We have to accept the fact that, the medium and mini-grade medical testing laboratory can never think of investing huge sums of money to establish its own waste disposal setup. Nor can a laboratory with limited manpower and a poor knowledge of scientific safe waste disposal adhere to waste disposal as dictated by legislation. As we need the services of these middle grade and micro level medical labs, we have to think of other ways. One such way is for an agency / agent to come into operation taking over the part of waste disposal off these labs, indeed for a payment.

Such an organisation should be the agent that bridges the medical lab with the appropriate governmental authorities, and in particular with the Central Environmental Authority. This agency should undertake the role of disseminating appropriate information from the authorities to its client (rules, regulations, ways and means). The agency must ensure that waste is sorted out, collected and transported in the proper manner to the disposal site. The agency must be given right of access to a disposal site and its use. The site must be a government land from which site the risk of pollution is minimal if not absent. The agency must have people knowledgeable in medical biological waste and medical laboratory waste and safe disposal methodology. The agency must have the financial capability for proper transport, incineration and burial of waste, as appropriate.

The super grade medical testing laboratory, which usually is a part of a hospital, can use the hospital’s waste disposal outfit, comprising an incinerator and burial site, etc. But, of course the medium and mini-grade labs cannot afford to have an incinerator each. They must have access to a common incineration, landfill and burial sites.

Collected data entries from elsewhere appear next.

__global__ void __launch_bounds__(AW * 32, 2)
ag_frontend_kernel(const uint8_t* __restrict__ hist_valid, const float* __restrict__ hist_pose,
                   const float* __restrict__ hist_motion, const float* __restrict__ ag_attr,
                   const int* __restrict__ d_step, int step_stride, int A, const float* __restrict__ freq_xy,
                   int n_ag_tot, int W, const __half* __restrict__ wblob, const float* __restrict__ bias, float* __restrict__ tok_out,
                   int ldo, float* __restrict__ tok_pose, uint8_t* __restrict__ tok_invalid,
                   const float* __restrict__ ln_g, const float* __restrict__ ln_b, __half* __restrict__ ln_out,
                   int ld_ln, unsigned int* __restrict__ sat_flag) {
  extern __shared__ __align__(16) unsigned char smem[];
  __half* sW = reinterpret_cast<__half*>(smem);
  float* sB = reinterpret_cast<float*>(smem + (size_t)W_HALVES * 2);
  for (int i = threadIdx.x; i < W_HALVES / 8; i += blockDim.x)
    reinterpret_cast<uint4*>(sW)[i] = __ldg(reinterpret_cast<const uint4*>(wblob) + i);
  for (int i = threadIdx.x; i < N_BIAS; i += blockDim.x) sB[i] = __ldg(bias + i);
  if (threadIdx.x < 8) sB[N_BIAS + threadIdx.x] = __ldg(freq_xy + threadIdx.x);
  __syncthreads();

  const int warp = threadIdx.x >> 5, lane = threadIdx.x & 31;
  const int g = lane >> 2, t = lane & 3;
  const int s_all = *d_step;
  float* fr = sB + N_BIAS;
  uint32_t hm = 0u;

  for (int ba = blockIdx.x * AW + warp; ba < n_ag_tot; ba += gridDim.x * AW) {
    const size_t hb = (size_t)ba * W;
    const int s = step_stride ? d_step[(size_t)(ba / A) * step_stride] : s_all;
    const int n_step = min(s, W);
    int last_wp = -1;
    for (int wp = W - n_step; wp < W; ++wp)
      if (hist_valid[hb + ((s - W + wp) % W)]) last_wp = wp;
    float px = 0.f, py = 0.f, pw = 0.f;
    if (last_wp >= 0) {
      const int slot = (s - W + last_wp) % W;
      px = hist_pose[(hb + slot) * 3];
      py = hist_pose[(hb + slot) * 3 + 1];
      pw = hist_pose[(hb + slot) * 3 + 2];
    }
    if (lane == 0) {
      tok_pose[(size_t)ba * 3] = px; tok_pose[(size_t)ba * 3 + 1] = py; tok_pose[(size_t)ba * 3 + 2] = pw;
      tok_invalid[ba] = last_wp < 0;
    }
    float sn, cs;
    sincosf(pw, &sn, &cs);

    bool present[2], valid[2];
    float lx[2], ly[2], lw[2], mo[2][3];
#pragma unroll
    for (int h = 0; h < 2; ++h) {
      const int wp = g + 8 * h;
      present[h] = wp < W && wp >= W - n_step;
      const int slot = present[h] ? (s - W + wp) % W : 0;
      valid[h] = present[h] && hist_valid[hb + slot];
      lx[h] = ly[h] = lw[h] = 0.f;
      mo[h][0] = mo[h][1] = mo[h][2] = 0.f;
      if (present[h]) {
        const float* hp = hist_pose + (hb + slot) * 3;
        const float dx = hp[0] - px, dy = hp[1] - py;
        lx[h] = fmaf(dx, cs, dy * sn);
        ly[h] = fmaf(dy, cs, -dx * sn);
        lw[h] = hp[2] - pw;
        const float* hm = hist_motion + (hb + slot) * 3;
        mo[h][0] = hm[0]; mo[h][1] = hm[1]; mo[h][2] = hm[2];
      }
    }
    auto attr_el = [&](int h, int col) -> float {
      if (!present[h]) return 0.f;
      if (col < 6) return __ldg(ag_attr + (size_t)ba * 6 + col);
      if (col < 9) return col == 6 ? mo[h][0] : (col == 7 ? mo[h][1] : mo[h][2]);
      if (col < 9 + W) return (col - 9) == (g + 8 * h) ? 1.f : 0.f;
      return 0.f;
    };
    uint32_t a1[2][4];
#pragma unroll
    for (int kc = 0; kc < 2; ++kc) {
      const int c0 = 16 * kc + 2 * t;
      a1[kc][0] = pack_h2(attr_el(0, c0), attr_el(0, c0 + 1));
      a1[kc][1] = pack_h2(attr_el(1, c0), attr_el(1, c0 + 1));
      a1[kc][2] = pack_h2(attr_el(0, c0 + 8), attr_el(0, c0 + 9));
      a1[kc][3] = pack_h2(attr_el(1, c0 + 8), attr_el(1, c0 + 9));
    }
    float c[8][4];
    uint32_t x[8][4];
    dense64<2>(a1, sW + OFF_W1, S1, sB, g, t, c);
    c_to_a<true>(c, x, hm);
    {
      uint32_t a2[4][4];
#pragma unroll
      for (int kc = 0; kc < 4; ++kc)
#pragma unroll
        for (int r = 0; r < 4; ++r) a2[kc][r] = x[kc][r];
      dense64<4>(a2, sW + OFF_W2, S2, sB + 64, g, t, c);
      c_to_a<true>(c, a2, hm);
      dense64<4>(a2, sW + OFF_W3, S2, sB + 128, g, t, c);
      c_to_a<false>(c, x, hm);
    }
#pragma unroll
    for (int kc = 0; kc < 4; ++kc) {
      const int c0 = 16 * kc + 2 * t;
      x[4 + kc][0] = pack_h2(pe64(c0, lx[0], ly[0], lw[0], fr), pe64(c0 + 1, lx[0], ly[0], lw[0], fr));
      x[4 + kc][1] = pack_h2(pe64(c0, lx[1], ly[1], lw[1], fr), pe64(c0 + 1, lx[1], ly[1], lw[1], fr));
      x[4 + kc][2] = pack_h2(pe64(c0 + 8, lx[0], ly[0], lw[0], fr), pe64(c0 + 9, lx[0], ly[0], lw[0], fr));
      x[4 + kc][3] = pack_h2(pe64(c0 + 8, lx[1], ly[1], lw[1], fr), pe64(c0 + 9, lx[1], ly[1], lw[1], fr));
    }
    float m[8][2];
    dense64<8>(x, sW + OFF_P0, SP, sB + 192, g, t, c);
    relu_colmax(c, valid[0], valid[1], m);
#pragma unroll
    for (int layer = 1; layer < 3; ++layer) {
      c_to_a<false>(c, x, hm);
#pragma unroll
      for (int kc = 0; kc < 4; ++kc) {
        x[4 + kc][0] = x[4 + kc][1] = pack_h2(m[2 * kc][0], m[2 * kc][1]);
        x[4 + kc][2] = x[4 + kc][3] = pack_h2(m[2 * kc + 1][0], m[2 * kc + 1][1]);
      }
      dense64<8>(x, sW + (layer == 1 ? OFF_P1 : OFF_P2), SP, sB + 192 + 64 * layer, g, t, c);
      relu_colmax(c, valid[0], valid[1], m);
    }
    float2 o = make_float2(0.f, 0.f);
#pragma unroll
    for (int nt = 0; nt < 8; ++nt)
      if (nt == g) o = make_float2(m[nt][0], m[nt][1]);
    if (last_wp < 0) o = make_float2(0.f, 0.f);
    float* op = tok_out + (size_t)ba * ldo + 8 * g + 2 * t;
    *reinterpret_cast<float2*>(op) = o;
    *reinterpret_cast<float2*>(op + 64) = o;
    if (ln_out) {
      float sum = o.x + o.y;
#pragma unroll
      for (int of = 16; of; of >>= 1) sum += __shfl_xor_sync(TB_FULL_MASK, sum, of);
      const float mean = sum * (1.f / 64.f);
      const float dx = o.x - mean, dy = o.y - mean;
      float sq = fmaf(dx, dx, dy * dy);
#pragma unroll
      for (int of = 16; of; of >>= 1) sq += __shfl_xor_sync(TB_FULL_MASK, sq, of);
      const float rstd = 1.f / sqrtf(sq * (1.f / 64.f) + 1e-5f);
      const int c0 = 8 * g + 2 * t;
      __half* lp = ln_out + (size_t)ba * ld_ln + c0;
#pragma unroll
      for (int hlf = 0; hlf < 2; ++hlf) {
        const float2 gg = *reinterpret_cast<const float2*>(ln_g + c0 + 64 * hlf);
        const float2 bb = *reinterpret_cast<const float2*>(ln_b + c0 + 64 * hlf);
        *reinterpret_cast<__half2*>(lp + 64 * hlf) = __floats2half2_rn(dx * rstd * gg.x + bb.x, dy * rstd * gg.y + bb.y);
      }
    }
  }
  tb_flag_if_sat(hm, sat_flag);
}

}
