__device__ __forceinline__ unsigned long long wave_min_u64(unsigned long long v) {
#pragma unroll
    for (int o = 32; o > 0; o >>= 1) {
        unsigned long long t = __shfl_xor(v, o);
        v = t < v ? t : v;
    }
    return v;
}
template <int CTRL, int ROW_MASK>
__device__ __forceinline__ uint32_t dpp_add_u32(uint32_t v) {
    return v + (uint32_t)__builtin_amdgcn_update_dpp(0, (int)v, CTRL, ROW_MASK, 0xF, false);
}
__device__ __forceinline__ uint32_t wave_incl_scan_u32(uint32_t v) {
    v = dpp_add_u32<0x111, 0xF>(v);
    v = dpp_add_u32<0x112, 0xF>(v);
    v = dpp_add_u32<0x114, 0xF>(v);
    v = dpp_add_u32<0x118, 0xF>(v);
    v = dpp_add_u32<0x142, 0xA>(v);
    v = dpp_add_u32<0x143, 0xC>(v);
    return v;
}

__device__ __forceinline__ int wave_sum_i32(int v) {
    return __builtin_amdgcn_readlane((int)wave_incl_scan_u32((uint32_t)v), 63);
}

template <typename T>
__device__ __forceinline__ T *carve(uint8_t *&p, size_t count) {
    T *r = (T *)p;
    p += (count * sizeof(T) + 15) / 16 * 16;
    return r;
}

__device__ __forceinline__ int block_excl_scan(int v, int *lds16, int *tot) {
    const int lane = threadIdx.x & 63, wave = threadIdx.x >> 6;
    const int inc = (int)wave_incl_scan_u32((uint32_t)v);
    if (lane == 63) lds16[wave] = inc;
    __syncthreads();
    int base = 0, total = 0;
#pragma unroll
    for (int i = 0; i < NW16; ++i) {
        int c = lds16[i];
        if (i < wave) base += c;
        total += c;
    }
    __syncthreads();
    *tot = total;
    return base + inc - v;
}

__global__ __launch_bounds__(256) void k_threshold(uint8_t *maps, size_t n, int t) {
    size_t i16 = ((size_t)blockIdx.x * 256 + threadIdx.x) * 16;
    if (i16 >= n) return;
    if (i16 + 16 <= n && (((uintptr_t)(maps + i16)) & 15) == 0) {
        uint4 v = *(uint4 *)(maps + i16);
        uint32_t *p = (uint32_t *)&v;
#pragma unroll
        for (int j = 0; j < 4; ++j) {
            uint32_t x = p[j], r = 0;
#pragma unroll
            for (int b = 0; b < 4; ++b) {
                uint32_t c = (x >> (8 * b)) & 255u;
                r |= ((int)c < t ? 0u : c) << (8 * b);
            }
            p[j] = r;
        }
        *(uint4 *)(maps + i16) = v;
    } else {
        for (size_t i = i16; i < n && i < i16 + 16; ++i) maps[i] = maps[i] < t ? 0 : maps[i];
    }
}

__global__ __launch_bounds__(256) void k_blend(uint8_t *maps, const uint16_t *order, int hw) {
    const int f = order[blockIdx.y];
    uint8_t *cur = maps + (size_t)f * hw;
    const uint8_t *prev = cur - hw;
    for (int i = blockIdx.x * 256 + threadIdx.x; i < hw; i += gridDim.x * 256)
        cur[i] = (uint8_t)(((cur[i] + prev[i]) & 255) >> 1);
}

__global__ __launch_bounds__(256) void k_iou(const int4 *__restrict__ a, const int4 *__restrict__ b, size_t n,
                                             double *__restrict__ out) {
    size_t i = (size_t)blockIdx.x * 256 + threadIdx.x;
    if (i >= n) return;
    int4 A = a[i], B = b[i];
    long long xa = max(A.x, B.x), ya = max(A.y, B.y), xb = min(A.z, B.z), yb = min(A.w, B.w);
    long long inter = max(0LL, xb - xa + 1) * max(0LL, yb - ya + 1);
    long long aa = (long long)(A.z - A.x + 1) * (A.w - A.y + 1), ab = (long long)(B.z - B.x + 1) * (B.w - B.y + 1);
    out[i] = (double)inter / (double)(aa + ab - inter);
}

__global__ __launch_bounds__(256) void k_map_resize(const uint8_t *__restrict__ in, uint8_t *__restrict__ out,
                                                    const int *__restrict__ tab, const uint16_t *__restrict__ order,
                                                    int h, int w, int oh, int ow) {
    const int f = order[blockIdx.y];
    const CvLinear T(tab, oh, ow);
    const uint8_t *src = in + (size_t)f * h * w;
    uint8_t *dst = out + (size_t)f * oh * ow;
    for (int i = blockIdx.x * 256 + threadIdx.x; i < oh * ow; i += gridDim.x * 256) {
        const int oy = i / ow, ox = i - oy * ow;
        int y0, y1, b0, b1, sx, sx1, a0, a1;
        bool inner;
        T.row(oy, h, y0, y1, b0, b1);
        T.col(ox, w, sx, sx1, a0, a1, inner);
        const uint8_t *r0 = src + (size_t)y0 * w, *r1 = src + (size_t)y1 * w;
        dst[i] = CvLinear::blend(r0[sx], r0[sx1], r1[sx], r1[sx1], a0, a1, b0, b1, inner);
    }
}

__global__ __launch_bounds__(256) void k_centre_nearest(const uint8_t *__restrict__ maps, int h, int w, int sh, int sw,
                                                        int factor, double *__restrict__ xy) {
    const int f = blockIdx.x;
    const uint8_t *m = maps + (size_t)f * h * w;
    __shared__ unsigned long long red[3 * 4];
    unsigned long long cnt = 0, sr = 0, sc = 0;
    for (int i = threadIdx.x; i < sh * sw; i += 256) {
        const int r = i / sw, c = i - r * sw;
        if (m[(size_t)min(r * factor, h - 1) * w + min(c * factor, w - 1)]) { ++cnt; sr += r; sc += c; }
    }
#pragma unroll
    for (int o = 32; o > 0; o >>= 1) { cnt += __shfl_xor(cnt, o); sr += __shfl_xor(sr, o); sc += __shfl_xor(sc, o); }
    if ((threadIdx.x & 63) == 0) { red[threadIdx.x >> 6] = cnt; red[4 + (threadIdx.x >> 6)] = sr; red[8 + (threadIdx.x >> 6)] = sc; }
    __syncthreads();
    if (threadIdx.x == 0) {
        cnt = red[0] + red[1] + red[2] + red[3];
        sr = red[4] + red[5] + red[6] + red[7];
        sc = red[8] + red[9] + red[10] + red[11];
        if (cnt) {
            xy[2 * f] = (double)sc / (double)cnt * (double)factor;
            xy[2 * f + 1] = (double)sr / (double)cnt * (double)factor;
        } else {
            xy[2 * f] = xy[2 * f + 1] = __longlong_as_double(0x7FF8000000000000LL);
        }
    }
}

__global__ __launch_bounds__(256) void k_centre_argmax(const uint8_t *__restrict__ maps, int h, int w, FDiv dW, double *__restrict__ xy) {
    const int f = blockIdx.x, hw = h * w;
    const uint8_t *m = maps + (size_t)f * hw;
    __shared__ uint32_t red[4];
    uint32_t best = 0;
    for (int i = threadIdx.x; i < hw; i += 256) best = max(best, ((uint32_t)m[i] << 16) | (uint32_t)(65535 - i));
#pragma unroll
    for (int o = 32; o > 0; o >>= 1) best = max(best, (uint32_t)__shfl_xor((int)best, o));
    if ((threadIdx.x & 63) == 0) red[threadIdx.x >> 6] = best;
    __syncthreads();
    if (threadIdx.x == 0) {
        best = max(max(red[0], red[1]), max(red[2], red[3]));
        if (best >> 16) {
            uint32_t c;
            const uint32_t r = fdivmod(65535u - (best & 0xFFFFu), dW, c);
            xy[2 * f] = (double)c;
            xy[2 * f + 1] = (double)r;
        } else {
            xy[2 * f] = xy[2 * f + 1] = __longlong_as_double(0x7FF8000000000000LL);
        }
    }
}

The capital investment of an incinerator for bio-medical waste incineration (waste weight / volume reduction >90% and minimal extract emission) is over millions of rupees. If individual labs were to have one incinerator each, imagine the foreign exchange required to procure the incinerators and the running cost of the incinerators, which includes the fuel bill and the electricity bill.

Overall, the seminar brought out that medical waste and medical laboratory waste, unless properly managed and safely disposed of, could cause environmental pollution causing a threat to our health and well-being. There is more to medical testing lab waste, that the public is unaware of, both in amount and in danger (pathogenecity) and also in toxicity to humans.